L’ancien député de Mayotte, Mansour Kamardine, refait parler de lui à travers une sortie aussi provocatrice que méprisante à l’encontre de plusieurs personnalités franco-comoriennes engagées dans la défense de la souveraineté des Comores sur Mayotte, île comorienne toujours occupée par la France en violation des résolutions des Nations unies.

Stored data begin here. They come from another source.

template <typename T, int KS, int NVH, bool GQ, int TPX, int OCC, int NW, typename TY = T, int CH = 32, int NSET = 2>
__global__ __launch_bounds__(64 * NW, OCC) void wgrad_kernel(const WgK k) {
    extern __shared__ __attribute__((aligned(16))) char smem[];
    constexpr int KV = ET<T>::KV, TAPS = KS * KS;
    constexpr int KSTEP = 4 * KV;
    constexpr int NR = sizeof(T) == 2 ? 2 : 4;
    constexpr int VPX = CH / KV;
    constexpr int NT = 64 * NW;
    constexpr int NVG = TPX * VPX / NT;
    static_assert(NVG >= 1 && NVG * NT == TPX * VPX, "g staging slots must tile the block");
    constexpr int QW = CH / 16, WPG = QW * QW;
    static_assert((CH == 32 || CH == 64) && NW % WPG == 0 && (NSET == 1 || NSET == 2), "channel tile / wave count");
    constexpr int NTG = NW / WPG;
    constexpr int TPG = (TAPS + NTG - 1) / NTG;
    constexpr int PS = CH * (int)sizeof(T) + (sizeof(T) == 2 ? 32 : 16);
    constexpr int NKT = TPX / KSTEP;
    const stl_wgrad& p = k.p;
    const WgBlock wb = wg_block(k);
    if (!wb.live) return;
    const int member = wb.member, bsplit = wb.bsplit;
    const stl_wgrad_io& io = k.io[member];
    const int tid = threadIdx.x, lane = tid & 63, wave = tid >> 6, g = lane >> 4;
    const int mt = (wave % WPG) / QW, nt = wave % QW, tg = wave / WPG;
    const int co0 = wb.cy * CH, ci0 = wb.cz * CH;
    WSTAMP(0);
    float* cgc = reinterpret_cast<float*>(smem + k.off_cg);
    float* chc = reinterpret_cast<float*>(smem + k.off_ch);
    char* sG = smem + k.off_g;
    char* sH = smem + k.off_h;

    const int tilepx = p.TH * p.TW;
    const int vpitch = p.Ho + 1;
    const int hrow = k.HC * PS;

    int g_yx[NVG];
    const int g_part = tid % VPX;
#pragma unroll
    for (int i = 0; i < NVG; ++i) {
        const int m = (tid + i * NT) / VPX;
        g_yx[i] = -1;
        if (m < tilepx) {
            const int ty = fdiv(m, k.r_TW);
            g_yx[i] = (ty << 16) | (m - ty * p.TW);
        }
    }
    int h_rc[NVH];
#pragma unroll
    for (int i = 0; i < NVH; ++i) {
        const int v = tid + i * NT;
        h_rc[i] = -1;
        if (v < k.HP * VPX) {
            const int hp = v / VPX, hr = fdiv(hp, k.r_HC);
            h_rc[i] = (hr << 16) | (hp - hr * k.HC);
        }
    }
    const bool g_chok = (co0 + g_part * KV) < p.Co, h_chok = (ci0 + g_part * KV) < p.Ci;

    const uint32_t lterm = sizeof(T) == 2 ? (lane & 3) * 8 : (lane & 15) * 4;
    uint32_t gaw[NR], hbw[NKT][NR];
#pragma unroll
    for (int i = 0; i < NR; ++i) {
        const int c = sizeof(T) == 2 ? krow16(g, i, lane) : 4 * g + i;
        gaw[i] = (uint32_t)(uintptr_t)sG + c * PS + lterm + mt * 16 * (int)sizeof(T);
#pragma unroll
        for (int s = 0; s < NKT; ++s) {
            int m = s * KSTEP + c;
            if (m >= tilepx) m = 0;
            const int ty = fdiv(m, k.r_TW), tx = m - ty * p.TW;
            hbw[s][i] = (uint32_t)(uintptr_t)sH + ((ty * p.stride) * k.HC + tx * p.stride) * PS + lterm + nt * 16 * (int)sizeof(T);
        }
    }

    V16 rgv[NSET][NVG], rgq[NSET][GQ ? NVG : 1], rhv[NSET][NVH];
    uint32_t okm[NSET] = {};

    const int g_cbytes = p.Co * (int)sizeof(T), h_cbytes = p.Ci * (int)sizeof(T);
    const int g_wrap = -p.Wo * g_cbytes, h_wrap = (p.Hi - k.PI) * p.Wi * h_cbytes;
    const int n_vp = -vpitch, n_PI = -k.PI;
    uint32_t g_lo[NVG], h_lo[NVH], slot_ok = 0;
#pragma unroll
    for (int i = 0; i < NVG; ++i) {
        g_lo[i] = (uint32_t)(((g_yx[i] >> 16) * p.Wo + (g_yx[i] & 0xffff)) * g_cbytes + (co0 + g_part * KV) * (int)sizeof(T));
        if (g_yx[i] >= 0 && g_chok) slot_ok |= 1u << i;
    }
#pragma unroll
    for (int i = 0; i < NVH; ++i) {
        h_lo[i] = (uint32_t)(((h_rc[i] >> 16) * p.Wi + (h_rc[i] & 0xffff)) * h_cbytes + (ci0 + g_part * KV) * (int)sizeof(T));
        if (h_rc[i] >= 0 && h_chok) slot_ok |= 1u << (NVG + i);
    }
    auto tile_offsets = [&](int t, uint32_t* go, uint32_t* ho) __attribute__((always_inline)) -> uint32_t {
        const int tr = sdiv(t, k.m_tc), tc = t - tr * k.tiles_c;
        const int vr0 = tr * p.TH, c0 = tc * p.TW;
        const int gb0 = sdiv(vr0, k.m_vp), gy0 = vr0 - gb0 * vpitch;
        const uint32_t g_t = (uint32_t)(((vr0 - gb0) * p.Wo + c0) * g_cbytes);
        uint32_t ok = 0;
#pragma unroll
        for (int i = 0; i < NVG; ++i) {
            const int oy0 = gy0 + (g_yx[i] >> 16), c = c0 + (g_yx[i] & 0xffff);
            const int wr_ = fdiv(oy0 < 0 ? 0 : oy0, k.r_vp);
            const int oy = mad24_vsv(wr_, n_vp, oy0);
            const bool in = ((slot_ok >> i) & 1u) & (gb0 + wr_ < p.B) & (oy < p.Ho) & (c < p.Wo);
            go[i] = in ? (uint32_t)mad24_vsv(wr_, g_wrap, (int)(g_t + g_lo[i])) : 0u;
            ok |= in ? 1u << i : 0u;
        }
        const int vrs = vr0 * p.stride, cb = c0 * p.stride - k.pad;
        const int hb0 = sdiv(vrs, k.m_PI), hy0 = vrs - hb0 * k.PI - k.pad;
        const uint32_t h_t = (uint32_t)(((hb0 * p.Hi + hy0) * p.Wi + cb) * h_cbytes);
#pragma unroll
        for (int i = 0; i < NVH; ++i) {
            const int iy0 = hy0 + (h_rc[i] >> 16), ix = cb + (h_rc[i] & 0xffff);
            const int wr_ = fdiv(iy0 < 0 ? 0 : iy0, k.r_PI);
            const int iy = mad24_vsv(wr_, n_PI, iy0);
            const bool in = ((slot_ok >> (NVG + i)) & 1u) & (iy0 >= 0) & (ix >= 0) & (ix < p.Wi) & (hb0 + wr_ < p.B) & (iy < p.Hi);
            ho[i] = in ? (uint32_t)mad24_vsv(wr_, h_wrap, (int)(h_t + h_lo[i])) : 0u;
            ok |= in ? 1u << (NVG + i) : 0u;
        }
        return ok;
    };
    auto load_set = [&](auto SET, const uint32_t* go, const uint32_t* ho, uint32_t ok) __attribute__((always_inline)) {
        constexpr int S = decltype(SET)::value;
#pragma unroll
        for (int i = 0; i < NVG; ++i) {
            rgv[S][i] = ldg16((const char*)io.g.x + go[i]);
            if (GQ) rgq[S][i] = ldg16((const char*)io.g.y + go[i]);
        }
#pragma unroll
        for (int i = 0; i < NVH; ++i) rhv[S][i] = ldg16((const char*)io.h.x + ho[i]);
        okm[S] = ok;
    };
    auto fetch = [&](auto SET, int t) __attribute__((always_inline)) {
        uint32_t go[NVG], ho[NVH];
        const uint32_t ok = tile_offsets(t, go, ho);
        load_set(SET, go, ho, ok);
    };
    const float relu_lo = io.h.relu ? 0.f : -INFINITY;
    auto write_lds = [&](auto SET) __attribute__((always_inline)) {
        constexpr int S = decltype(SET)::value;
        const int cl = g_part * KV;
#pragma unroll
        for (int i = 0; i < NVG; ++i) {
            V16 val = rgv[S][i];
            if (GQ) val = xform_bnbwd<T, TY>(val, rgq[S][i], cgc + cl, cgc + CH + cl, cgc + 2 * CH + cl);
            mask16(val, (okm[S] >> i) & 1u);
            const int v = tid + i * NT;
            *reinterpret_cast<V16*>(sG + (v / VPX) * PS + g_part * 16) = val;
        }
#pragma unroll
        for (int i = 0; i < NVH; ++i) {
            V16 val = rhv[S][i];
            if (io.h.mode == STL_SRC_BN) val = xform_bn<T, TY>(val, chc + cl, chc + CH + cl, relu_lo);
            else val = xform_cvt<T, TY>(val);
            mask16(val, (okm[S] >> (NVG + i)) & 1u);
            const int v = tid + i * NT;
            if (h_rc[i] >= 0) *reinterpret_cast<V16*>(sH + (v / VPX) * PS + g_part * 16) = val;
        }
    };

    f32x4 acc[TPG];
#pragma unroll
    for (int t = 0; t < TPG; ++t) acc[t] = f32x4{0.f, 0.f, 0.f, 0.f};

    auto mfma_taps = [&](auto TAP0, auto NTAP) __attribute__((always_inline)) {
        constexpr int T0 = decltype(TAP0)::value, NTP = decltype(NTAP)::value;
        constexpr int NJ = NKT * NTP, PF = NTP >= 4 ? (CH == 64 ? 4 : 6) : 2;
        uint32_t ga[NR], hb[NKT][NR];
#pragma unroll
        for (int i = 0; i < NR; ++i) {
            ga[i] = gaw[i];
            asm volatile("" : "+v"(ga[i]));
#pragma unroll
            for (int s = 0; s < NKT; ++s) {
                hb[s][i] = hbw[s][i];
                asm volatile("" : "+v"(hb[s][i]));
            }
        }
        V16 aq[2], bq[PF];
        auto bfrag = [&](int j) __attribute__((always_inline)) {
            const int s = j / NTP, tap = T0 + j % NTP;
            uint32_t ad[NR];
#pragma unroll
            for (int i = 0; i < NR; ++i) ad[i] = hb[s][i] + (tap / KS) * hrow;
            return frag_at<T>(ad, (tap % KS) * PS);
        };
        aq[0] = frag_at<T>(ga, 0);
#pragma unroll
        for (int j = 0; j < PF - 1 && j < NJ; ++j) bq[j] = bfrag(j);
#pragma unroll
        for (int j = 0; j < NJ; ++j) {
            const int s = j / NTP, jt = j % NTP;
            if (jt == 0 && s + 1 < NKT) aq[(s + 1) & 1] = frag_at<T>(ga, (s + 1) * KSTEP * PS);
            if (j + PF - 1 < NJ) bq[(j + PF - 1) % PF] = bfrag(j + PF - 1);
            mma16<T>(acc[jt], aq[s & 1], bq[j % PF]);
        }
    };
    auto mfma_tile = [&]() __attribute__((always_inline)) {
        if constexpr (NTG == 1) {
            mfma_taps(std::integral_constant<int, 0>{}, std::integral_constant<int, TAPS>{});
        } else {
            if (tg == 0) mfma_taps(std::integral_constant<int, 0>{}, std::integral_constant<int, TPG>{});
            else mfma_taps(std::integral_constant<int, TPG>{}, std::integral_constant<int, TAPS - TPG>{});
        }
    };

    const int step = p.nsplit;
    int t = bsplit;
    WSTAMP(1);
    SrcRaw raw;
    const int cidx = tid - (256 - 2 * CH);
    const bool cw = cidx >= 0 && cidx < 2 * CH, cg = cidx < CH;
    const int cch = cidx & (CH - 1);
    const bool cok = cw && (cg ? co0 + cch < p.Co : ci0 + cch < p.Ci);
    if (cok) {
        if (cg) src_raw_load(io.g, co0 + cch, p.Co, raw);
        else src_raw_load(io.h, ci0 + cch, p.Ci, raw);
    }
    constexpr std::integral_constant<int, 0> I0{};
    constexpr std::integral_constant<int, 1> I1{};
    if (t < k.npt) fetch(I0, t);
    if constexpr (NSET == 2) {
        if (t + step < k.npt) fetch(I1, t + step);
    }
    WSTAMP(2);
    if (cw) {
        float a = 0.f, b = 0.f, cc = 0.f;
        if (cok) {
            if (cg) src_raw_finish(io.g, raw, a, b, cc);
            else src_raw_finish(io.h, raw, a, b, cc);
        }
        if (cg) cgc[cch] = a, cgc[CH + cch] = b, cgc[2 * CH + cch] = cc;
        else chc[cch] = a, chc[CH + cch] = b;
    }
    __syncthreads();
    WSTAMP(3);
    bool first = true;
    [[maybe_unused]] int dbg_i = 0;
    auto body = [&](auto SET) __attribute__((always_inline)) {
        WSTAMP2(4 * dbg_i);
        write_lds(SET);
        __syncthreads();
        WSTAMP2(4 * dbg_i + 1);
        if (first) WSTAMP(4);
        if (t + NSET * step < k.npt) fetch(SET, t + NSET * step);
        WSTAMP2(4 * dbg_i + 2);
        mfma_tile();
        __syncthreads();
        WSTAMP2(4 * dbg_i + 3);
#ifdef STL_STAMPS
        ++dbg_i;
#endif
        if (first) WSTAMP(5);
        first = false;
        t += step;
    };
    while (t < k.npt) {
        body(I0);
        if constexpr (NSET == 2) {
            if (t >= k.npt) break;
            body(I1);
        }
    }
    WSTAMP(6);
    {
        float* slab = io.partial + (size_t)bsplit * p.Co * TAPS * p.Ci;
        const int ci = ci0 + nt * 16 + (lane & 15), co = co0 + mt * 16 + 4 * g;
        const int tap0 = tg * TPG;
        float* dst = slab + ((size_t)co * TAPS + tap0) * p.Ci + ci;
        if (ci < p.Ci) {
#pragma unroll
            for (int jt = 0; jt < TPG; ++jt)
#pragma unroll
                for (int r = 0; r < 4; ++r)
                    if (tap0 + jt < TAPS && co + r < p.Co) dst[((size_t)r * TAPS + jt) * p.Ci] = acc[jt][r];
        }
    }
    WSTAMP(8);
}


template <typename T, typename TY, int KS, int NVH, bool GQ, int TPX = 128, int NW = 4, int CH = 32>
int launch(const WgK& k, dim3 grid, size_t lds, hipStream_t st) {
    constexpr int OCC = NW == 16 ? 4 : ((NVH * NW <= 24 && TPX == 128 && sizeof(T) == 2) ? 2 : 1);
    constexpr int NSET = CH == 64 ? 1 : 2;
    static bool attr_done = false;
    if (!attr_done) {
        (void)hipFuncSetAttribute(reinterpret_cast<const void*>(&wgrad_kernel<T, KS, NVH, GQ, TPX, OCC, NW, TY, CH, NSET>),
                                  hipFuncAttributeMaxDynamicSharedMemorySize, 160 * 1024);
        attr_done = true;
    }
    STL_LAUNCH((wgrad_kernel<T, KS, NVH, GQ, TPX, OCC, NW, TY, CH, NSET>), grid, dim3(64 * NW), lds, st, k);
    static char nbuf[160];
    static const char* nm = stl_kname<T>(nbuf, "wgrad_kernel", {KS, NVH, GQ, TPX, OCC, NW, stl_code<TY>(), CH});
    stl_note_kernel(nm, true);
    STL_LAUNCH_CHECK("conv_wgrad");
    return 0;
}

Dans une publication largement relayée sur les réseaux sociaux, l’ex-parlementaire somme ces militants de « rendre la nationalité française avant de contester la francité de Mayotte », comme si la nationalité imposée par une puissance occupante pouvait effacer l’histoire, la géographie et le droit international.
Cette déclaration a provoqué une vive réaction de Houmed Msaidié, conseiller du président Azali Assoumani et ancien ministre de l’Intérieur, qui accuse Mansour Kamardine de nourrir une nostalgie coloniale assumée et de rêver d’un retour aux méthodes de l’OAS de l’Algérie française pour faire taire les voix comoriennes.
Une comparaison lourde de sens qui traduit l’exaspération face aux dérives idéologiques d’un homme politique en perte de repères. Battu démocratiquement par les électeurs de Sada, Mansour Kamardine semble mal vivre sa mise à l’écart et cherche désormais à exister par la provocation, la stigmatisation et l’insulte.
Le plus troublant reste l’ironie de la situation, Mansour Kamardine est lui-même issu de l’immigration comorienne. En s’érigeant en défenseur zélé de la colonisation française à Mayotte, il tourne le dos à ses origines et renie l’histoire de son propre peuple.
Rappelons-le, Mayotte est comorienne. Elle l’est par l’histoire, par la culture, par la géographie et par le droit international. Son occupation par la France constitue une violation permanente des résolutions de l’ONU et un contentieux colonial toujours ouvert.